Monitor the potential energy relative to a reference (taken from the first MD step). If the energy deviates beyond a user-defined threshold, the simulation is stopped. This prevents the system from exploring unphysical regions of the potential energy surface.
# Energy check [Default]
deepmd_setup:
  epot_threshold: 5.0    # Maximum allowed deviation energy (in eV)
In this case, if the potential energy exceeds the allowed range, MD simulation will be terminated and the error will be logged. The workflow will then proceed to the next iteration.
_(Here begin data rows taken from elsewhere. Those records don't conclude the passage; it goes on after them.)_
-            const uint32_t a = bias_a < 64 ? (uint32_t)bias_a : (nt_tiles * (uint32_t)bias_a + den / 2u) / den;
-            const uint32_t b = bias_b < 64 ? (uint32_t)bias_b : (nt_tiles * (uint32_t)bias_b + den / 2u) / den;
+            const uint32_t a = bias_a < 64 ? (uint32_t)bias_a : std::min((nt_tiles * (uint32_t)bias_a + den / 2u) / den, 255u);
+            const uint32_t b = res == 2u ? 1u : bias_b < 64 ? (uint32_t)bias_b : (nt_tiles * (uint32_t)bias_b + den / 2u) / den;
             const uint32_t nqx = jb.qblocks >> 3;
             bool ok = a >= 1u && b >= 1u && a <= 255u && b <= 255u && nqx <= kBiasQlMask + 1u && nt_tiles <= kBiasBeginMask;
             for (uint32_t ql = 0; ok && ql < nqx; ++ql) {
                 const uint32_t n0 = std::min((cu_x - ql + nqx - 1u) / nqx, jb.splits);
-                const uint32_t n1 = std::min((2u * cu_x - ql + nqx - 1u) / nqx, jb.splits) - n0;
+                const uint32_t n1 = std::min((s1_end - ql + nqx - 1u) / nqx, jb.splits) - n0;
                 const uint32_t n2 = jb.splits - n0 - n1;
                 const uint32_t used = n0 * a + n1 * b;
                 ok = n2 >= 1u && used < nt_tiles && (nt_tiles - used + n2 - 1u) / n2 <= 255u && (nt_tiles - used) / n2 >= 2u;
             }
-            if (ok) { jb.bias_a = a; jb.bias_b = b; jb.bias_magic = 0u; jb.slot_wgs = cu_x; }
+            if (ok) { jb.bias_a = a; jb.bias_b = res == 2u ? 0u : b; jb.bias_magic = 0u; jb.slot_wgs = cu_x; }
         }
         const uint32_t QB = jb.qblocks;
         uint32_t sp = QB ? (uint32_t)target_blocks / QB : 0u;
         if (sp > nt_tiles / 8u) sp = nt_tiles / 8u;
-        if (jb.bias_a == 0u && (QB & 7u) != 0u && QB >= 24u && QB <= 128u && sp >= 6u && QB * sp > 2u * dev.n_cu && QB * sp <= slots && !jb.cnt_q && !jb.cnt_t &&
+        if (jb.bias_a == 0u && (QB & 7u) != 0u && QB >= 24u && QB <= 128u && sp >= 6u && QB * sp > (res - 1u) * dev.n_cu && QB * sp <= slots && !jb.cnt_q && !jb.cnt_t &&
             (uint32_t)target_blocks == slots) {
             const uint32_t den = sp * 256u;
-            const uint32_t a = bias_a < 64 ? (uint32_t)bias_a : (nt_tiles * (uint32_t)bias_a + den / 2u) / den;
-            const uint32_t b = bias_b < 64 ? (uint32_t)bias_b : (nt_tiles * (uint32_t)bias_b + den / 2u) / den;
+            const uint32_t a = bias_a < 64 ? (uint32_t)bias_a : std::min((nt_tiles * (uint32_t)bias_a + den / 2u) / den, 255u);
+            const uint32_t b = res == 2u ? 1u : bias_b < 64 ? (uint32_t)bias_b : (nt_tiles * (uint32_t)bias_b + den / 2u) / den;
             bool ok = a >= 1u && b >= 1u && a <= 255u && b <= 255u;
             for (uint32_t q = 0; ok && q < QB; ++q) {
                 const uint32_t n0 = std::min((dev.n_cu - q + QB - 1u) / QB, sp);
-                const uint32_t n1 = std::min((2u * dev.n_cu - q + QB - 1u) / QB, sp) - n0;
+                const uint32_t n1 = std::min(((res - 1u) * dev.n_cu - q + QB - 1u) / QB, sp) - n0;
                 const uint32_t n2 = sp - n0 - n1;
                 const uint32_t used = n0 * a + n1 * b;
                 ok = n2 >= 1u && used < nt_tiles && (nt_tiles - used + n2 - 1u) / n2 <= 255u && (nt_tiles - used) / n2 >= 2u;
             }
             if (ok) {
-                jb.bias_a = a; jb.bias_b = b;
+                jb.bias_a = a; jb.bias_b = res == 2u ? 0u : b;
                 jb.bias_magic = (uint32_t)((0x100000000ull + QB - 1u) / QB);
                 jb.slot_wgs = dev.n_cu;
                 jb.splits = sp;
@@ -631,6 +634,88 @@
     return plan;
 }
 
+static void k2nn_fill_list(K2nnJobList& list, const K2nnJobDev* jobs, const int cnt, const int formulation, uint32_t& grid_x, uint32_t& max_nq, uint32_t& max_nq_empty)
+{
+    grid_x = 0; max_nq = 0; max_nq_empty = 0;
+    for (int j = 0; j < cnt; ++j) {
+        list.j[j] = jobs[j];
+        const uint32_t qb = formulation == K2NN_POPCOUNT ? list.j[j].qblocks : ((list.j[j].qblocks + 7u) & ~7u);
+        const uint32_t gx = list.j[j].nt ? qb * list.j[j].splits : 0u;
+        if (gx > grid_x) grid_x = gx;
+        if (list.j[j].nq > max_nq) max_nq = list.j[j].nq;
+        if (list.j[j].nt == 0u && list.j[j].nq > max_nq_empty) max_nq_empty = list.j[j].nq;
+    }
+    for (int j = cnt; j < kK2nnJobsPerLaunch; ++j) list.j[j] = K2nnJobDev{};
+    for (uint32_t& e : list.bias_tab) e = 0u;
+    if (cnt == 1 && list.j[0].bias_a != 0u && list.j[0].bias_magic != 0u && formulation != K2NN_POPCOUNT) {
+        const K2nnJobDev& jb = list.j[0];
+        const uint32_t QB = jb.qblocks, nt_tiles = (jb.nt + 31u) >> 5;
+        for (uint32_t q = 0; q < QB && q < 128u; ++q) {
+            const uint32_t n0 = std::min((jb.slot_wgs - q + QB - 1u) / QB, jb.splits);
+            const uint32_t n1 = std::min(((jb.slot_n - 1u) * jb.slot_wgs - q + QB - 1u) / QB, jb.splits) - n0;
+            const uint32_t n2 = jb.splits - n0 - n1;
+            const uint32_t used = n0 * jb.bias_a + n1 * jb.bias_b;
+            const uint32_t rest = nt_tiles > used ? nt_tiles - used : 0u;
+            const uint32_t c = n2 ? rest / n2 : 0u, extra = n2 ? rest - c * n2 : 0u;
+            list.bias_tab[q] = n0 | (n1 << 8) | (std::min(c, 255u) << 16) | (std::min(extra, 255u) << 24);
+        }
+        grid_x = QB * jb.splits;
+    } else
+    if (cnt == 1 && list.j[0].bias_a != 0u && formulation != K2NN_POPCOUNT) {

\[E_\text{pot} < E_\text{ref} - \Delta E \quad \text{or} \quad E_\text{pot} > E_\text{ref} + \Delta E\]

where:

\(E_\text{ref}\) is the reference energy at the first MD step,
\(E_\text{pot}\) is the current potential energy,
\(\Delta E\) is the user-defined threshold. (epot_threshold)

Note

Both distance and energy checks are optional but recommended when starting with less training data.
If you wish to disable them, simply comment out or remove the corresponding section.

Output

Each iteration produces several output files. The filenames shown are defaults but may be overridden by the user.

# File output settings
output:
  log_file: "AseMD.log"        # Log file of MD simulation        [Optional (Default: AseMD.log)]
  aimdtraj_file: "AseMD.traj"  # ASE trajectory file for AIMD run [Optional (Default: AseMD.traj)]
  dptraj_file: "dpmd.traj"     # ASE DeepMD trajectory file       [Optional (Default: dpmd.traj)]

log_file contains the MD information, and traj file stores the trajectory structures.

Time[ps]      Etot[eV]     Epot[eV]     Ekin[eV]    T[K]
0000        -112.0807    -112.8950       0.8143   300.0
0700        -111.6322    -112.7149       1.0828   398.9
1400        -112.4215    -113.3518       0.9303   342.7
2100        -112.9996    -113.6775       0.6779   249.8
2800        -112.6910    -113.7220       1.0310   379.8

Directory structure

>>> Project Root
├── POSCAR
├── INCAR
├── input.json
├── input.yaml
├── Dataset
│   ├── training_data
│   └── validation_data
├── iter_000000
│   ├── 00.dft
│   ├── 01.train
│   └── 02.dpmd
├── iter_000001
│   ├── 00.dft
│   ├── 01.train
│   └── 02.dpmd

For detailed output see section Directory Structure.

A template input file is available at scripts folder, for all the settings of SPARC.